MATERIAL FOR THIS EXERCISE START

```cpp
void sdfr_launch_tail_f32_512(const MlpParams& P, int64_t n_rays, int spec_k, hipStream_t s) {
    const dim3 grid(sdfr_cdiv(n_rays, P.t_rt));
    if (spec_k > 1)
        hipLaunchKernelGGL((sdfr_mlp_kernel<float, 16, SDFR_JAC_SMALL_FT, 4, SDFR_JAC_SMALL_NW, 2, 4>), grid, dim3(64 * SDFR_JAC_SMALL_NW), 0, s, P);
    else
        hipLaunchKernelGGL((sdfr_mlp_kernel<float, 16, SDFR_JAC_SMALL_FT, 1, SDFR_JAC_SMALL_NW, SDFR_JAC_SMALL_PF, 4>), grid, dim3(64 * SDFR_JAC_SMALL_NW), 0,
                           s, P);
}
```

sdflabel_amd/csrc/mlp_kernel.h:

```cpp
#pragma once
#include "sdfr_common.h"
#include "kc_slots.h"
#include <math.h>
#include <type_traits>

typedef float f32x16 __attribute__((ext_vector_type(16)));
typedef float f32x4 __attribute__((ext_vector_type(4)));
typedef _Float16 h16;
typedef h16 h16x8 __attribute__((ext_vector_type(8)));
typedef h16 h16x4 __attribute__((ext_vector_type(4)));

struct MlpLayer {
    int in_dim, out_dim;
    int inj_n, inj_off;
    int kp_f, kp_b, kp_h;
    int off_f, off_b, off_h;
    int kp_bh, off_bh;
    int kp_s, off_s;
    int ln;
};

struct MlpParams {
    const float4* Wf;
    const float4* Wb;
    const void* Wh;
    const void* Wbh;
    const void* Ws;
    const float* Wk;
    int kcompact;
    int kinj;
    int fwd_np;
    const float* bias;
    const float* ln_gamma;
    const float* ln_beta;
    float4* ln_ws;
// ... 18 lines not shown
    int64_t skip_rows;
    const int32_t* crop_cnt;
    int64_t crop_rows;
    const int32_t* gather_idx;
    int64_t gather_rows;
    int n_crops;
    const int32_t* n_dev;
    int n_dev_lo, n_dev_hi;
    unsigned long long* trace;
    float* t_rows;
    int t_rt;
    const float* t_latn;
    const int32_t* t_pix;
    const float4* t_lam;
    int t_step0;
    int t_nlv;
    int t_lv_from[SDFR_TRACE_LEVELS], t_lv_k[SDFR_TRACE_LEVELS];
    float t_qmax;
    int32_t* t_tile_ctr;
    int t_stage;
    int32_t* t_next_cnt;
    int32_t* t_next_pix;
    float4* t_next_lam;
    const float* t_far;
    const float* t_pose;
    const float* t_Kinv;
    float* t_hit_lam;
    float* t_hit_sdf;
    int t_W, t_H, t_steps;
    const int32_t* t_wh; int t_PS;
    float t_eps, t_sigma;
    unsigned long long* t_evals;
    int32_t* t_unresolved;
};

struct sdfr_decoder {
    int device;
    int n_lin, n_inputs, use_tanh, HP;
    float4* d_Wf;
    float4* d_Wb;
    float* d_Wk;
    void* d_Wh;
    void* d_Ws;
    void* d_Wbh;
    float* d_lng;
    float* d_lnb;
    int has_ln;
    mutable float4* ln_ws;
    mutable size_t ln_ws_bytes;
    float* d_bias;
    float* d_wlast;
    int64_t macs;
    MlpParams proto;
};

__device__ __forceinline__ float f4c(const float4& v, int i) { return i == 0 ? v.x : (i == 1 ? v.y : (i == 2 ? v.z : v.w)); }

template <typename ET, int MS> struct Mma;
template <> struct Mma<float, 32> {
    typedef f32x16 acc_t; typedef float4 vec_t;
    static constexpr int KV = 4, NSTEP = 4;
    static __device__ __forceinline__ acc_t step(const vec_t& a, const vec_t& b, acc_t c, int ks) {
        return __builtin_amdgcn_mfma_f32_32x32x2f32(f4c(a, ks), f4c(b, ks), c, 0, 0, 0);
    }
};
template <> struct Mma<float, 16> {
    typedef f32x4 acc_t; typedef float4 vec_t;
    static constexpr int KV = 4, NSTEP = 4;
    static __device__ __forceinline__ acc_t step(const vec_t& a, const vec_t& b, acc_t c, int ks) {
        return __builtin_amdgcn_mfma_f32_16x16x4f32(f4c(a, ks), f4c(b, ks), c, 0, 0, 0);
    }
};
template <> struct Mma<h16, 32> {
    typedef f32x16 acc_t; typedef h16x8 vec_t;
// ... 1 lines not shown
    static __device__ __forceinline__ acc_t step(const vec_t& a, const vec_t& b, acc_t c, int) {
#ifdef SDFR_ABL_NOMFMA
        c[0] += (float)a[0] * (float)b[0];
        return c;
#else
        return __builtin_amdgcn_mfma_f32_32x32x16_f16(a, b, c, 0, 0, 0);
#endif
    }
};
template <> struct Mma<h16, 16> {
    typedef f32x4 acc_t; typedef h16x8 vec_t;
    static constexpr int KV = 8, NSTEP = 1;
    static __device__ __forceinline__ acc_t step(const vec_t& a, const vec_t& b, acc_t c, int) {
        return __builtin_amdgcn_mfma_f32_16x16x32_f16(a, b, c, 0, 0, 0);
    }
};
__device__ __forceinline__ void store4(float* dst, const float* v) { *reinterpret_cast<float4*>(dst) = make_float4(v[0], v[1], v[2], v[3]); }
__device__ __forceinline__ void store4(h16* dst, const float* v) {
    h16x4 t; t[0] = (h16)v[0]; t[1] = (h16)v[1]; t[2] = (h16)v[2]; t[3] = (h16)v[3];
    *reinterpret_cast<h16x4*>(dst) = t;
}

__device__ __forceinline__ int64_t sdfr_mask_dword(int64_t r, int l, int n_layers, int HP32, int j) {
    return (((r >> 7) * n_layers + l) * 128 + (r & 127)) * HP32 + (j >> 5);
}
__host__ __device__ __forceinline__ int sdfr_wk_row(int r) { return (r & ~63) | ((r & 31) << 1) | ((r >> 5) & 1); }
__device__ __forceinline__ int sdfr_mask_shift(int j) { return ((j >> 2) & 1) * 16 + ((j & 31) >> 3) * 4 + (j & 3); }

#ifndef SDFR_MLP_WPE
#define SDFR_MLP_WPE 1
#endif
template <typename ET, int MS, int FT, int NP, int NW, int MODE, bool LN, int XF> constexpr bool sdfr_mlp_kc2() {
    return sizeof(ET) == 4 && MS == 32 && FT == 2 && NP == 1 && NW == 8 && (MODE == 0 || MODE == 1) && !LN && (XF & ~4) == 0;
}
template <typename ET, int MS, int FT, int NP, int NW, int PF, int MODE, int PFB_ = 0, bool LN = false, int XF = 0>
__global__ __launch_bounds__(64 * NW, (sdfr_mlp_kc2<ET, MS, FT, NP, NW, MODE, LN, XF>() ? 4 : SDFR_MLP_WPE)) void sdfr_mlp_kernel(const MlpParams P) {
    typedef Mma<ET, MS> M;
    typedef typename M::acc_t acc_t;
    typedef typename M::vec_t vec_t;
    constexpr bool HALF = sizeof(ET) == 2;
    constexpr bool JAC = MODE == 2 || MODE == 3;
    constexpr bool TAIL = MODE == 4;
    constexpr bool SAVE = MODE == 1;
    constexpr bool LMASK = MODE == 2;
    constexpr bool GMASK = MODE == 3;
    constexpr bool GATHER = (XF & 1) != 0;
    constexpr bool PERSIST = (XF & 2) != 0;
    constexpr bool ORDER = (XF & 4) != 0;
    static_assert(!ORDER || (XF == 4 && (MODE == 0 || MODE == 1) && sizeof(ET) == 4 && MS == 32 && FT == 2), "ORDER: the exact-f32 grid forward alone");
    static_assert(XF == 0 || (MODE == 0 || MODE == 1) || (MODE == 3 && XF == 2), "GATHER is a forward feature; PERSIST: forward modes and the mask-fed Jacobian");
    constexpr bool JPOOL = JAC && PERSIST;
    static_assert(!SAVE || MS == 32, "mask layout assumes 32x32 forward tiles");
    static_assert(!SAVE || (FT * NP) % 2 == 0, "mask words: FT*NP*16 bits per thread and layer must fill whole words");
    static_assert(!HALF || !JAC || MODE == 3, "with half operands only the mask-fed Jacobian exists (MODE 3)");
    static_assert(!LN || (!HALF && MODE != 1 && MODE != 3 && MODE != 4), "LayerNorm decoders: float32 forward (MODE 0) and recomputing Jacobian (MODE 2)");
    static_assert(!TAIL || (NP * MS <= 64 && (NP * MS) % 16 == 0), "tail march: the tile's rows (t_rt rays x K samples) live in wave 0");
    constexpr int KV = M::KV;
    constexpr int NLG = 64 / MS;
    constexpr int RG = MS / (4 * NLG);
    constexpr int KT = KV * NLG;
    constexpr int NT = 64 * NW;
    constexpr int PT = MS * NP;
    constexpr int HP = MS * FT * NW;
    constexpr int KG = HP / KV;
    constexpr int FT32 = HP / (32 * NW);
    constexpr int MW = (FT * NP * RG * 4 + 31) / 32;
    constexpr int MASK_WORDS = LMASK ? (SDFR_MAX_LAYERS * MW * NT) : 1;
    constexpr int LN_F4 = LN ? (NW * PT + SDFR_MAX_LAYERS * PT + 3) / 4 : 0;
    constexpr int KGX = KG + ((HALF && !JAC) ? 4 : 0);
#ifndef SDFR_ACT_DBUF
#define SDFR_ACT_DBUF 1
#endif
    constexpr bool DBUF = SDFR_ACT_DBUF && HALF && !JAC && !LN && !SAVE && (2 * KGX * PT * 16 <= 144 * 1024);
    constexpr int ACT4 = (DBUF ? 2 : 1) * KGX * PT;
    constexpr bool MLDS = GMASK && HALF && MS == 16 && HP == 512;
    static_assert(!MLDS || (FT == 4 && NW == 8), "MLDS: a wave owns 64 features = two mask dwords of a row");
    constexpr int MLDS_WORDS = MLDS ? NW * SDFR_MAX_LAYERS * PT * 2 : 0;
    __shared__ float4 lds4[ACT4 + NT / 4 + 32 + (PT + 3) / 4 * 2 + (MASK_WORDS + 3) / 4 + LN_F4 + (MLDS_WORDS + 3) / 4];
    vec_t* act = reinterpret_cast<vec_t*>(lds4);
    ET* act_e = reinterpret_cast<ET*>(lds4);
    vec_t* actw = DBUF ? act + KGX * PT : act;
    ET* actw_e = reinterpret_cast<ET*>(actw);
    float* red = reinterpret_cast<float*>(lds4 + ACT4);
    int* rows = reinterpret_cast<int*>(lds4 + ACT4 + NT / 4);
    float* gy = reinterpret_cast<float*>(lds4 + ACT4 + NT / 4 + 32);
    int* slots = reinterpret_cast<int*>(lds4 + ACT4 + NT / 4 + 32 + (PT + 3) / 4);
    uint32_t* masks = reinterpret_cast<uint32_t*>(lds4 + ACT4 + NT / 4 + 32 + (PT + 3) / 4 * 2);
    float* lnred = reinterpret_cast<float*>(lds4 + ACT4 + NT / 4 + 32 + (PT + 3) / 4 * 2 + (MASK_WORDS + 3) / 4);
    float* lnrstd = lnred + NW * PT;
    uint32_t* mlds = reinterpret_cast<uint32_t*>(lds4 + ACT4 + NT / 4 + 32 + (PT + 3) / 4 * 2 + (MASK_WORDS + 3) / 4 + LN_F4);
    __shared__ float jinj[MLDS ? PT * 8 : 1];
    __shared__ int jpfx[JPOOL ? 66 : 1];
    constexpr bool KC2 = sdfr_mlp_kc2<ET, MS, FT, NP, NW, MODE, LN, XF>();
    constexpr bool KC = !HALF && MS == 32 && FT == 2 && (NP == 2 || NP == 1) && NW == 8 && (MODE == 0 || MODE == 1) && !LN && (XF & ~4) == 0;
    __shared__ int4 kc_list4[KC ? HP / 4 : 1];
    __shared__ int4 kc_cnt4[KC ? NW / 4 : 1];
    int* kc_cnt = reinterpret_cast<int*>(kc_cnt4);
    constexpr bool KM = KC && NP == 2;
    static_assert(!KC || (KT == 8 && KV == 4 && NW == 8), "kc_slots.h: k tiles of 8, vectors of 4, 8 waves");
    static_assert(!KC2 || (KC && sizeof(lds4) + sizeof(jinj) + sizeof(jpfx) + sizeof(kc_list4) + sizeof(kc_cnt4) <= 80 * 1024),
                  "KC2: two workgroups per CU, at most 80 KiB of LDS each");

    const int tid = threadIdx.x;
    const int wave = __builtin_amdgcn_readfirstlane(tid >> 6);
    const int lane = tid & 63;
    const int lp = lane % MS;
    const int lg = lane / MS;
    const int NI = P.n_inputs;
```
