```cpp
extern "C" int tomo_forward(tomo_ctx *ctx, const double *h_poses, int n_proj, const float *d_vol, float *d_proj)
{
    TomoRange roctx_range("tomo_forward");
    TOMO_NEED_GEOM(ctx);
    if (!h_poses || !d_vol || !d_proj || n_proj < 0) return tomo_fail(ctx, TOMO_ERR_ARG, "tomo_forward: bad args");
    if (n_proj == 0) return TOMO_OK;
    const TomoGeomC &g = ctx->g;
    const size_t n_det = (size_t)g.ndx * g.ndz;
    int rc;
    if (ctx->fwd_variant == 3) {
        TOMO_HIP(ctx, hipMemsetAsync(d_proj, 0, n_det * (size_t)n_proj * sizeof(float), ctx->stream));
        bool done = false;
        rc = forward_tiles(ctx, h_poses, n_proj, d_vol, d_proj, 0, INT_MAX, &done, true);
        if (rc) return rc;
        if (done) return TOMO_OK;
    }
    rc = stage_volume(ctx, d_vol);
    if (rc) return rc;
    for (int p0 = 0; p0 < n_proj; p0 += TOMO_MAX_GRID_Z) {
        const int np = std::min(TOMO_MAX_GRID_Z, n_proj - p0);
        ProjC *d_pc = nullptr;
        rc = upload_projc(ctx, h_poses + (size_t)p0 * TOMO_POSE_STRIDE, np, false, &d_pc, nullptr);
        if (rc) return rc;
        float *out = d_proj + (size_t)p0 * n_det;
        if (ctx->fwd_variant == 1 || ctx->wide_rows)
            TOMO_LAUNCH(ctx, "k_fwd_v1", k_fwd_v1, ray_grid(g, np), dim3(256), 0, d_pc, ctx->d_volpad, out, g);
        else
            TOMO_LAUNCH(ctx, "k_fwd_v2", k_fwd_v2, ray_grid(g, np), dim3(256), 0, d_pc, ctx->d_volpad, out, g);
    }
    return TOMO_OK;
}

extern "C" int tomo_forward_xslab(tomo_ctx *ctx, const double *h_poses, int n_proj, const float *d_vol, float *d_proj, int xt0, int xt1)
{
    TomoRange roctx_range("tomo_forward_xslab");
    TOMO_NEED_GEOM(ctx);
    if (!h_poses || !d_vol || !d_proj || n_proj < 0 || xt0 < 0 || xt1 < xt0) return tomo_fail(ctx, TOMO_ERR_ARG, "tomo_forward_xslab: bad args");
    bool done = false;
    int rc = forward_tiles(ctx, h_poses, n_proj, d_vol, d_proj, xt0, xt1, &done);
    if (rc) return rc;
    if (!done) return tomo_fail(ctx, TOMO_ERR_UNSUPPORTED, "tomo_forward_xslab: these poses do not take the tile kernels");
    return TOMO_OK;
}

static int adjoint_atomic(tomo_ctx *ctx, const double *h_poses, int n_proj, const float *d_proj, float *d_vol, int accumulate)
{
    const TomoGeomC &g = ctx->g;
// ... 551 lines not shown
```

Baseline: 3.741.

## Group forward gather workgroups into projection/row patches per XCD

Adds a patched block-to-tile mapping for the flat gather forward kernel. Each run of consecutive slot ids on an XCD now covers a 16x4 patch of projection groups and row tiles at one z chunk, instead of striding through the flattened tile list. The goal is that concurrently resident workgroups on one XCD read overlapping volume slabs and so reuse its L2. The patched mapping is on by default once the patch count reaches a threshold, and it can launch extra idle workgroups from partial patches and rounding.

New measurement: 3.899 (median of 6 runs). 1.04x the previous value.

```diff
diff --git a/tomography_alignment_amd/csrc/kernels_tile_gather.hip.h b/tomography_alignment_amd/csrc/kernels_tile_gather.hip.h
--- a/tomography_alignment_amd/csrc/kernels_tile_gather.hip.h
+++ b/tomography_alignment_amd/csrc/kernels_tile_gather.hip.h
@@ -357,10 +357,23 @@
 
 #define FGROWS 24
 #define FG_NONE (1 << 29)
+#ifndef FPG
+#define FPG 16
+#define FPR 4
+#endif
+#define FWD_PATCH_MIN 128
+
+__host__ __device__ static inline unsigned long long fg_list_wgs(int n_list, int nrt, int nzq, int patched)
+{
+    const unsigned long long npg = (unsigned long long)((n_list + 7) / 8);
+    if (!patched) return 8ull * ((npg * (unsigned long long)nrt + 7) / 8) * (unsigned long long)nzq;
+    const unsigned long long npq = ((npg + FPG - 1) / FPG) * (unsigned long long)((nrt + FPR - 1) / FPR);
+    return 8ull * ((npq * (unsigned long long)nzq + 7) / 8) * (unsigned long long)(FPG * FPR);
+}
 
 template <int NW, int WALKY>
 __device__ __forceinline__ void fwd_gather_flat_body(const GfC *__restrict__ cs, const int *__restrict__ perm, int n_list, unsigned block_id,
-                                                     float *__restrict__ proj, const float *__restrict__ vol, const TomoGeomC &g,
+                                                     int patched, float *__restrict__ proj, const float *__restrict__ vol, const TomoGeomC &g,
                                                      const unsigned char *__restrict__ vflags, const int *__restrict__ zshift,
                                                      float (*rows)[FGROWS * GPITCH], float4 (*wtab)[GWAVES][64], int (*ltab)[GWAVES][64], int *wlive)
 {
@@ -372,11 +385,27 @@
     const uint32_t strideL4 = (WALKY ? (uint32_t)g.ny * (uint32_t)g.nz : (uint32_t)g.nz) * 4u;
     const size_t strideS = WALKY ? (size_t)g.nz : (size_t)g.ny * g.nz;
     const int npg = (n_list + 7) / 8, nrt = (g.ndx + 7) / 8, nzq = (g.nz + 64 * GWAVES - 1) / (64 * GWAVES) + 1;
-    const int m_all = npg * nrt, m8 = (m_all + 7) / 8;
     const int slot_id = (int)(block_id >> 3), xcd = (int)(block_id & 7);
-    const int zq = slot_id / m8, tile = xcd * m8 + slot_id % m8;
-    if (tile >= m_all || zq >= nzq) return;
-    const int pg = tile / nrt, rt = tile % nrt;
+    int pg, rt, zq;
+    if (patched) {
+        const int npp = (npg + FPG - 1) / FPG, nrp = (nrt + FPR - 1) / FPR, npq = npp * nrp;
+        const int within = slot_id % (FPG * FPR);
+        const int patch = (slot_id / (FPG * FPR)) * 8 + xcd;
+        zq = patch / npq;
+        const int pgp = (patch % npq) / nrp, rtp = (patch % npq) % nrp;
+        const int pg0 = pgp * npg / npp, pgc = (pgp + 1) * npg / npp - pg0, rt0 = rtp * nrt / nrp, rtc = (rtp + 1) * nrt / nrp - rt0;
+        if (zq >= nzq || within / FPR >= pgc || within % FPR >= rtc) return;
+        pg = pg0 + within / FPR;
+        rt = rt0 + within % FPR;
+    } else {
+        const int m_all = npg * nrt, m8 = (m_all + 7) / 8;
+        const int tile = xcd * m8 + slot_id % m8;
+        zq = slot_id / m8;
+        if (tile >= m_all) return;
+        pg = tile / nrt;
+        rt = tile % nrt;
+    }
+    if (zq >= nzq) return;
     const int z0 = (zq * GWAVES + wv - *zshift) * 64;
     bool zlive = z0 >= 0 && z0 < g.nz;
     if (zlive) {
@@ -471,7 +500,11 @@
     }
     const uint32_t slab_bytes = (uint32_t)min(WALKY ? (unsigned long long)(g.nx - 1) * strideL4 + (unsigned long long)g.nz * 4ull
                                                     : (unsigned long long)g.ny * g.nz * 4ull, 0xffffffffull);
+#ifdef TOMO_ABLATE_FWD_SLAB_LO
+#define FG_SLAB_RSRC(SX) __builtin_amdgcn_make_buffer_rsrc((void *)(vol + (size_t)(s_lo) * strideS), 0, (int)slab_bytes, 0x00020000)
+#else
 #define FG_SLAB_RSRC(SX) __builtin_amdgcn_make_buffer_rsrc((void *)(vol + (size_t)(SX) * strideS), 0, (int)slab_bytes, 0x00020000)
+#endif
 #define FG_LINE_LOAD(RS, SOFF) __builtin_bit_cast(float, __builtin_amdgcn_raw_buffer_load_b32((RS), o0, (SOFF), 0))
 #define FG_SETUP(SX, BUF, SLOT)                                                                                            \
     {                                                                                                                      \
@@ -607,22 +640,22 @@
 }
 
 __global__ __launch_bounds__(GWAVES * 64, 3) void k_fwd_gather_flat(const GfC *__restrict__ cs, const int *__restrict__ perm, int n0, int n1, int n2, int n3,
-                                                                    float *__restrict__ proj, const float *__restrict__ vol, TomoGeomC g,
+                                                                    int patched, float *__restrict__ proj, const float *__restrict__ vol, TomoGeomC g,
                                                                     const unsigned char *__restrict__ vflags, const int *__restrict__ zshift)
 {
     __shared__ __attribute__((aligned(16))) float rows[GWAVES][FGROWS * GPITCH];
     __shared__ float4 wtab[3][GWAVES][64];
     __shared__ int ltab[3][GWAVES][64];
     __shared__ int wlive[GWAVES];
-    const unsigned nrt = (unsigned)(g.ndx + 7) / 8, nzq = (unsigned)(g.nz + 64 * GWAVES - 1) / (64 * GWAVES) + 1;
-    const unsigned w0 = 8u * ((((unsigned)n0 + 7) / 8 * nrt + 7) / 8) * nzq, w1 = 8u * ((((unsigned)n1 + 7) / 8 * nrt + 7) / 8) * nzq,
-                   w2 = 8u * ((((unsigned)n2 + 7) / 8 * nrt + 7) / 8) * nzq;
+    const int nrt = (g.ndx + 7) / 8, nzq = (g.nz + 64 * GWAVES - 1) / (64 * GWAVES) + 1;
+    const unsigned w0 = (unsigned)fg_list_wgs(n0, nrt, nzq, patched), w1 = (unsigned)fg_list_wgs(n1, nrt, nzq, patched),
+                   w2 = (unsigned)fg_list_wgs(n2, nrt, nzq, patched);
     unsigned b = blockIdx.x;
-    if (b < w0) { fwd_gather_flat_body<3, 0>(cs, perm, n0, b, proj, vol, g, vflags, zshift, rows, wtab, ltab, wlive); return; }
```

MATERIAL FOR THIS EXERCISE END

Report all lines of the data above that include the string "args".

    if (!h_poses || !d_vol || !d_proj || n_proj < 0) return tomo_fail(ctx, TOMO_ERR_ARG, "tomo_forward: bad args");
    if (!h_poses || !d_vol || !d_proj || n_proj < 0 || xt0 < 0 || xt1 < xt0) return tomo_fail(ctx, TOMO_ERR_ARG, "tomo_forward_xslab: bad args");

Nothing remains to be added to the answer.